Ok, quando uno insulta io lo mando a quel paese, ma se costui vuole argomentare, per quanto bislacco sia l’approccio, non c’è problema: argomento anch’io, anche perché la (faticosa) linea di Wu Ming è: “massima disponibilità. Opachi verso i media, trasparenti verso i lettori”.

WM1 “Giusto per farti capire da cosa dipende la nausea.
L’antipatia non è un argomento. L’abbiamo scritto anche sull’ultimo Giap spedito ieri sera: ‘La repressione andrebbe valutata sulla base della pericolosità del repressore, non dell’antipatia del represso’.
Secondo te come mai lo stesso Carlotto (il faro che, nella notte, ti ha condotto sulle rive dell’appello per Battisti), a ogni presentazione dell’ultimo romanzo, fa l’esempio di Battisti come esempio di grave disinformazione mediatica sui temi della colpa e del perdono? E perché ha firmato l’appello lui stesso?
Il paragone tra Curcio e Battisti lo stai facendo tu, non io. Per me sono due casi diversissimi: uno ha rifiutato in blocco il processo perché non riconosceva la giustizia borghese, l’altro afferma che la sentenza che lo condanna all’ergastolo è ‘un cumulo di menzogne’.
Curcio non è stato condannato sulla base di testimonianze di pentiti, perché quando si pentì Peci (il primo di una lunga lista) lui era già in galera da anni.
Battisti invece è stato condannato sulla base della deposizione di un esponente dell’ultimissima leva di pentiti, Pietro Mutti, che si è fatto vivo nell’81 e ha raccontato fatti del ’79 colmando i buchi con frottole (alcune riconosciute come tali già in sede d’istruttoria) e ‘sentiti dire’.
Io ho il sospetto che tu non abbia letto niente della documentazione che, faticosamente e contro una marea montante di forcaiolismo, ci siamo sforzati di produrre sul caso Battisti come paradigma del ritorno dell’emergenza e dei suoi non-risolti. Se Battisti viene estradato, questa decisione peserà sul futuro di centinaia di persone, i rifugiati italiani in Francia e le loro famiglie, persone che hanno avuto asilo grazie all’iniziativa di Mitterrand. Mitterrand mise al lavoro sugli atti processuali italiani un comitato di giuristi, che si misero le mani nei capelli. Anche questo lo spieghiamo nell’ultimo Giap. Ma evidentemente, comminare sentenze sommarie in base a tiramenti di culo costa meno fatica che cercare di informarsi su una campagna d’opinione che è sì impopolare ma proprio per questo è rivelatrice.”
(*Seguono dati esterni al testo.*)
#ifndef HGX_TRAIN_PRELOAD
#define HGX_TRAIN_PRELOAD 1
#endif
#ifndef HGX_TRAIN_HOSTINVB
#define HGX_TRAIN_HOSTINVB HGX_TRAIN_PRELOAD
#endif
struct StepWords {
  const int *pidx;
  const unsigned *pcode;
  const float *ptgt;
  int RW;
  float inv_b;
};
#if HGX_TRAIN_PRELOAD
#define HGX_STEP_PARAMS                                                              \
  const int *w_pidx, const unsigned *w_pcode, const float *w_ptgt, int w_rw, int nb, \
      int q, float w_inv_b, int gb, int cb, TrainArgs a
#define HGX_STEP_WORDS(RPB)                                \
  const StepWords w = {w_pidx, w_pcode, w_ptgt, w_rw,      \
                       HGX_TRAIN_HOSTINVB ? w_inv_b : 1.0f / (float)nb}
#else
#define HGX_STEP_PARAMS TrainArgs a, int cb, int gb, int nb, int q
#define HGX_STEP_WORDS(RPB)                                                       \
  const size_t w_g0 = (size_t)cb * gridDim.x * (RPB);                             \
  const StepWords w = {a.pidx + w_g0 * a.RW, a.pcode + w_g0 * a.RW, a.ptgt + w_g0 * 3, \
                       a.RW, 1.0f / (float)nb}
#endif
// ... 246 lines not shown
  __shared__ float s_loss[RPB];
  __shared__ float s_x[RPB][4];
  unsigned long long ts[8] = {0, 0, 0, 0, 0, 0, 0, 0};
  if (g_trace) ts[0] = __builtin_amdgcn_s_memrealtime();
  const int wave = __builtin_amdgcn_readfirstlane(threadIdx.x / L), lane = threadIdx.x % L;
  const int grp = wave >> 1, half = wave & 1;
  const bool edge = half;
  const int NBF = gridDim.x, RW = w.RW;
  const int par = q % 3, ppar = (q + 2) % 3, zpar = (q + 1) % 3;
  const unsigned gi = blockIdx.x * RPB + grp;
  const int *ri = w.pidx + gi * RW;
  const unsigned *rc = w.pcode + gi * RW;
  const float *yt = w.ptgt + gi * 3;
  const int sl = lane < RW ? lane : 0;
  const int rv = ri[sl];
  const int cv = (int)rc[sl];
  const int tv = __float_as_int(yt[lane < 3 ? lane : 0]);
  Row0Loads<L, VW> r0l;
  if (wave < 2) row0_issue<L, VW>(a, q, r0l);
  int row[J], frow[kFX];
  unsigned code[J], fcode[kFX];
  const int sH = edge ? 3 : 0, sO = edge ? 1 : 2, sT = 4 + half * K;
  auto slot_of = [&](int j) { return j == 0 ? sH : j == 1 ? sO : sT + j - 2; };
#pragma unroll
  for (int j = 0; j < J; j++) {
    row[j] = __builtin_amdgcn_readlane(rv, slot_of(j));
    code[j] = (unsigned)__builtin_amdgcn_readlane(cv, slot_of(j));
  }
#pragma unroll
  for (int f = 0; f < kFX; f++) {
    frow[f] = __builtin_amdgcn_readlane(rv, R + f);
    fcode[f] = (unsigned)__builtin_amdgcn_readlane(cv, R + f);
  }
  const int nfo = __builtin_amdgcn_readlane(rv, R + kFX);
  const int zc = __builtin_amdgcn_readlane(rv, R + kFX + 1);
  const float yt0 = __int_as_float(__builtin_amdgcn_readlane(tv, 0));
  const float yt1 = __int_as_float(__builtin_amdgcn_readlane(tv, 1));
  const float yt2 = __int_as_float(__builtin_amdgcn_readlane(tv, 2));
  HGX_STAMP(ts[1]);
  const int nval = min(max(nb - (int)blockIdx.x + NBF - 1, 0) / NBF, RPB);
  const bool has = grp < nval;
  int bad = 0;
  if (nval > 0) {
    V *Tw = reinterpret_cast<V *>(edge ? a.etab : a.ntab);
    V *Aw = reinterpret_cast<V *>(edge ? a.eacc : a.nacc);
    const V *T = Tw, *Ac = Aw;
    V Pv[J], Av[J];
    bool lists = false;
#pragma unroll
    for (int j = 2; j < J; j++) lists |= row[j] != 0;
    auto gather = [&](int j) {
      const int arow = (code[j] & kSOwn) ? row[j] : 0;
      Pv[j] = T[(size_t)row[j] * L + lane];
      Av[j] = Ac[(size_t)arow * L + lane];
    };
#pragma unroll
    for (int j = 0; j < 2; j++) {
      if (row[j] == 0) {
        Pv[j] = Av[j] = S::zero();
        continue;
      }
      gather(j);
    }
    if (lists) {
#pragma unroll
      for (int j = 2; j < J; j++) gather(j);
    }
// ... 130 lines not shown
            S::adagrad(pv, av, S::add(*acc, g), a.lr, a.eps);
            st_row(&Tw[(size_t)row[j] * L + lane], pv);
            st_row(&Aw[(size_t)row[j] * L + lane], av);
          } else {
            *acc = (cd & kSFirst) ? g : S::add(*acc, g);
          }
        } else if (cd & kSShared) {
          const int m = cd & kDefMask;
          S::addfix(gacc_row<L, VW>(a, par, m), lane, g, bad);
          if (cd & kSOwn) {
            st_row(&sh_row<L, VW>(a, par, m, 0)[lane], Pv[j]);
            st_row(&sh_row<L, VW>(a, par, m, 1)[lane], Av[j]);
          }
        } else {
          V pv = Pv[j], av = Av[j];
          S::adagrad(pv, av, g, a.lr, a.eps);
          st_row(&Tw[(size_t)row[j] * L + lane], pv);
          st_row(&Aw[(size_t)row[j] * L + lane], av);
        }
      };
      V gH = S::fma(dz, O, S::zero());
      if (kR0E) {
        float d[K];
#pragma unroll
        for (int k = 0; k < K; k++) {
          d[k] = dk * act_d_nc(act, zk[k], sk[k]);
          gH = S::fma(d[k], Pv[2 + k], gH);
          if (row[2 + k] == 0) zT = S::add(zT, S::fma(d[k], H, S::zero()));
        }
        if (row[0] == 0) zT = S::add(zT, gH);
        if (row[1] == 0) zT = S::add(zT, S::fma(dz, H, S::zero()));
        const int slot = (blockIdx.x * RPB + grp) % R0S<VW * L>::n;
        S::addfix(r0_row<L, VW>(a, par, slot, half), lane, zT, bad);
        if (!edge && lane == 0)
          a.lossbuf[(size_t)gb * a.lstride + blockIdx.x * RPB + grp] = lrec;
#pragma unroll
        for (int k = 0; k < K; k++) emit(2 + k, S::fma(d[k], H, S::zero()));
      } else {
#pragma unroll
        for (int k = 0; k < K; k++) {
          const float d = dk * act_d_nc(act, zk[k], sk[k]);
          gH = S::fma(d, Pv[2 + k], gH);
          emit(2 + k, S::fma(d, H, S::zero()));
        }
      }
      emit(0, gH);
      emit(1, S::fma(dz, H, S::zero()));
      HGX_STAMP(ts[4]);
    }
    if (!kR0E) {
      s_z[half][grp][lane] = zT;
      if (!edge && lane == 0) s_loss[grp] = lrec;
      __syncthreads();
      if (wave < 2) {
        V sz = S::zero();
        for (int g = 0; g < RPB; g++) sz = S::add(sz, s_z[wave][g][lane]);
        S::addfix(r0_row<L, VW>(a, par, blockIdx.x % R0S<VW * L>::n, wave), lane, sz, bad);
      }
      if (threadIdx.x == 0) {
        float sl = 0.f;
        for (int g = 0; g < RPB; g++) sl += s_loss[g];
        a.lossbuf[(size_t)gb * a.lstride + blockIdx.x] = sl;
      }
    }
#pragma unroll
    for (int f = 1; f < kFX; f++)
      if (frow[f] != 0 && (f & 1) == half) flush_slot<L, VW>(a, ppar, frow[f], fcode[f], lane);
  }
// ... 48 lines not shown
  __shared__ V s_t[RPB][2][KL][L];
  __shared__ __attribute__((aligned(16))) float s_zx[RPB][2][8];
  unsigned long long ts[8] = {0, 0, 0, 0, 0, 0, 0, 0};
  if (g_trace) ts[0] = __builtin_amdgcn_s_memrealtime();
  const int wave = __builtin_amdgcn_readfirstlane(threadIdx.x / L), lane = threadIdx.x % L;
  const int grp = wave >> 2, half = (wave >> 1) & 1, sub = wave & 1;
  const bool edge = half;
  const int NBF = gridDim.x, RW = w.RW;
  const int par = q % 3, ppar = (q + 2) % 3, zpar = (q + 1) % 3;
  const unsigned gi = blockIdx.x * RPB + grp;
  const int *ri = w.pidx + gi * RW;
  const unsigned *rc = w.pcode + gi * RW;
  const float *yt = w.ptgt + gi * 3;
  const int sl = lane < RW ? lane : 0;
  const int rv = ri[sl];
  const int cv = (int)rc[sl];
  const int tv = __float_as_int(yt[lane < 3 ? lane : 0]);
  Row0Loads<L, VW> r0l;
  if (wave < 2) row0_issue<L, VW>(a, q, r0l);
  int row[J], frow[kFX];
  unsigned code[J], fcode[kFX];
  const int sH = edge ? 3 : 0, sO = edge ? 1 : 2, sT = 4 + half * K;
  auto slot_of = [&](int j) { return j == 0 ? sH : j == 1 ? sO : sT + j - 2; };
#pragma unroll
  for (int j = 0; j < J; j++) {
    row[j] = __builtin_amdgcn_readlane(rv, slot_of(j));
    code[j] = (unsigned)__builtin_amdgcn_readlane(cv, slot_of(j));
  }
#pragma unroll
  for (int f = 0; f < kFX; f++) {
    frow[f] = __builtin_amdgcn_readlane(rv, R + f);
    fcode[f] = (unsigned)__builtin_amdgcn_readlane(cv, R + f);
  }
  const int nfo = __builtin_amdgcn_readlane(rv, R + kFX);
  const int zc = __builtin_amdgcn_readlane(rv, R + kFX + 1);
  const float yt0 = __int_as_float(__builtin_amdgcn_readlane(tv, 0));
  const float yt1 = __int_as_float(__builtin_amdgcn_readlane(tv, 1));
  const float yt2 = __int_as_float(__builtin_amdgcn_readlane(tv, 2));
  HGX_STAMP(ts[1]);
  const int nval = min(max(nb - (int)blockIdx.x + NBF - 1, 0) / NBF, RPB);
  const bool has = grp < nval;
  unsigned lc = 0;
#pragma unroll
  for (int j = JH; j < J; j++) lc |= code[j];
  const bool split = !(lc & kSLocal);
  const int role = !has ? kQIdle : sub == 0 ? (split ? kQHead : kQFull) : (split ? kQList : kQIdle);
  auto by_role = [&](auto &&f) __attribute__((always_inline)) {
    if (role == kQHead) f(QC<kQHead>{});
    else if (role == kQList) f(QC<kQList>{});
    else if (role == kQFull) f(QC<kQFull>{});
  };
  int bad = 0;
  if (nval > 0) {
    V *Tw = reinterpret_cast<V *>(edge ? a.etab : a.ntab);
    V *Aw = reinterpret_cast<V *>(edge ? a.eacc : a.nacc);
    const V *T = Tw, *Ac = Aw;
    V Pv[J], Av[J];
    by_role([&](auto rl) __attribute__((always_inline)) {
      using QR = QRole<decltype(rl)::value, J, JH>;
      bool lists = false;
#pragma unroll
      for (int j = 2; j < J; j++)
        if ((QR::pm >> j) & 1u) lists |= row[j] != 0;
#pragma unroll
      for (int j = 0; j < J; j++) {
        if (!((QR::pm >> j) & 1u)) continue;
        if (j < 2 ? row[j] != 0 : lists) {
// ... 153 lines not shown
          }
        } else if (cd & kSShared) {
          const int m = cd & kDefMask;
          S::addfix(gacc_row<L, VW>(a, par, m), lane, g, bad);
          if (cd & kSOwn) {
            st_row(&sh_row<L, VW>(a, par, m, 0)[lane], Pv[j]);
            st_row(&sh_row<L, VW>(a, par, m, 1)[lane], Av[j]);
          }
        } else {
          V pv = Pv[j], av = Av[j];
          S::adagrad(pv, av, g, a.lr, a.eps);
          st_row(&Tw[(size_t)row[j] * L + lane], pv);
          st_row(&Aw[(size_t)row[j] * L + lane], av);
        }
      };
      float d[K];
#pragma unroll
      for (int k = 0; k < K; k++) d[k] = dk * act_d_nc(act, zk[k], sk[k]);
      if (ROLE != kQList) {
        if (ROLE == kQHead) {
#pragma unroll
          for (int k = KH; k < K; k++) Pv[2 + k] = s_t[grp][half][k - KH][lane];
        }
        V gH = S::fma(dz, O, S::zero()), zT = S::zero();
#pragma unroll
        for (int k = 0; k < K; k++) {
          gH = S::fma(d[k], Pv[2 + k], gH);
          if (row[2 + k] == 0) zT = S::add(zT, S::fma(d[k], H, S::zero()));
        }
        if (row[0] == 0) zT = S::add(zT, gH);
        if (row[1] == 0) zT = S::add(zT, S::fma(dz, H, S::zero()));
        const int slot = (blockIdx.x * RPB + grp) % R0S<VW * L>::n;
        S::addfix(r0_row<L, VW>(a, par, slot, half), lane, zT, bad);
        if (!edge && lane == 0)
          a.lossbuf[(size_t)gb * a.lstride + blockIdx.x * RPB + grp] = lrec;
#pragma unroll
        for (int k = 0; k < K; k++)
          if ((QR::om >> (2 + k)) & 1u) emit(2 + k, S::fma(d[k], H, S::zero()));
        emit(0, gH);
        emit(1, S::fma(dz, H, S::zero()));
      } else {
#pragma unroll
        for (int k = KH; k < K; k++) emit(2 + k, S::fma(d[k], H, S::zero()));
      }
      HGX_STAMP(ts[4]);
    });
#pragma unroll
    for (int f = 1; f < kFX; f++)
      if (frow[f] != 0 && f == (wave & 3)) flush_slot<L, VW>(a, ppar, frow[f], fcode[f], lane);
  }
  HGX_STAMP(ts[5]);
  for (int e = blockIdx.x * NW + wave; e < nfo; e += NBF * NW) {
    const int2 en = a.pfo[(size_t)cb * a.Mmax + e];
    flush_row<L, VW>(a, ppar, en.x, en.y, lane);
  }
  {
    longlong2 *z = reinterpret_cast<longlong2 *>(gacc_row<L, VW>(a, zpar, 2));
    const int tot = zc * (VW / 2) * L;
    for (int i = blockIdx.x * TB + threadIdx.x; i < tot; i += NBF * TB)
      z[i] = make_longlong2(0, 0);
    longlong2 *zr = reinterpret_cast<longlong2 *>(r0_row<L, VW>(a, zpar, 0, 0));
    for (int i = blockIdx.x * TB + threadIdx.x; i < R0S<VW * L>::n * VW * L; i += NBF * TB)
      zr[i] = make_longlong2(0, 0);
  }
  if (__any(bad) && !g_tab && lane == 0) atomicOr(a.ovf, 1);
  HGX_STAMP(ts[6]);
  trace_put(gb, 0, 7, ts, threadIdx.x == (NW - 4) * L);
}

Intorno alle diciotto e trenta, rieccolo:

S. “Caro Roberto, hai ragione su tutto, a livello politico e ideologico non posso che inchinarmi. Esiste pero’ un piano differente, purtroppo – o per fortuna – piu’ immediato, piu’ legato all’istinto, e per questo piu’ potente di ogni ragionamento.
Io ho letto voi ed il Corriere. Di certo l’ho fatto poco e male, ma ho provato lo stesso a farlo perche’ volevo tentare di capire il piu’ possibile.
Poi pero’ Battisti l’ho sentito parlare, e l’ho visto. E li’ di filtri comunicativi ce n’erano ben pochi (il montaggio, il taglio delle inquadrature, niente che pero’ mi potesse davvero condizionare nel profondo). E li’ ogni tentativo di raziocinio si e’ dovuto arrendere. Il ragionamento storico viene intaccato solo in parte, ma quello umano non accetta ragioni. In questo senso, di sicuro molto piu’ che in altri, non “merito” di continuare a far parte della famiglia di GIAP. Continuero’ a sostenervi dall’esterno. Non e’ detto che sia meno utile. Pero’, davvero, non chiedetemi di accostarmi a brutta gente come Battisti. Scusa la semplificazione, che costringe a litigare tra noi. Un abbraccio.”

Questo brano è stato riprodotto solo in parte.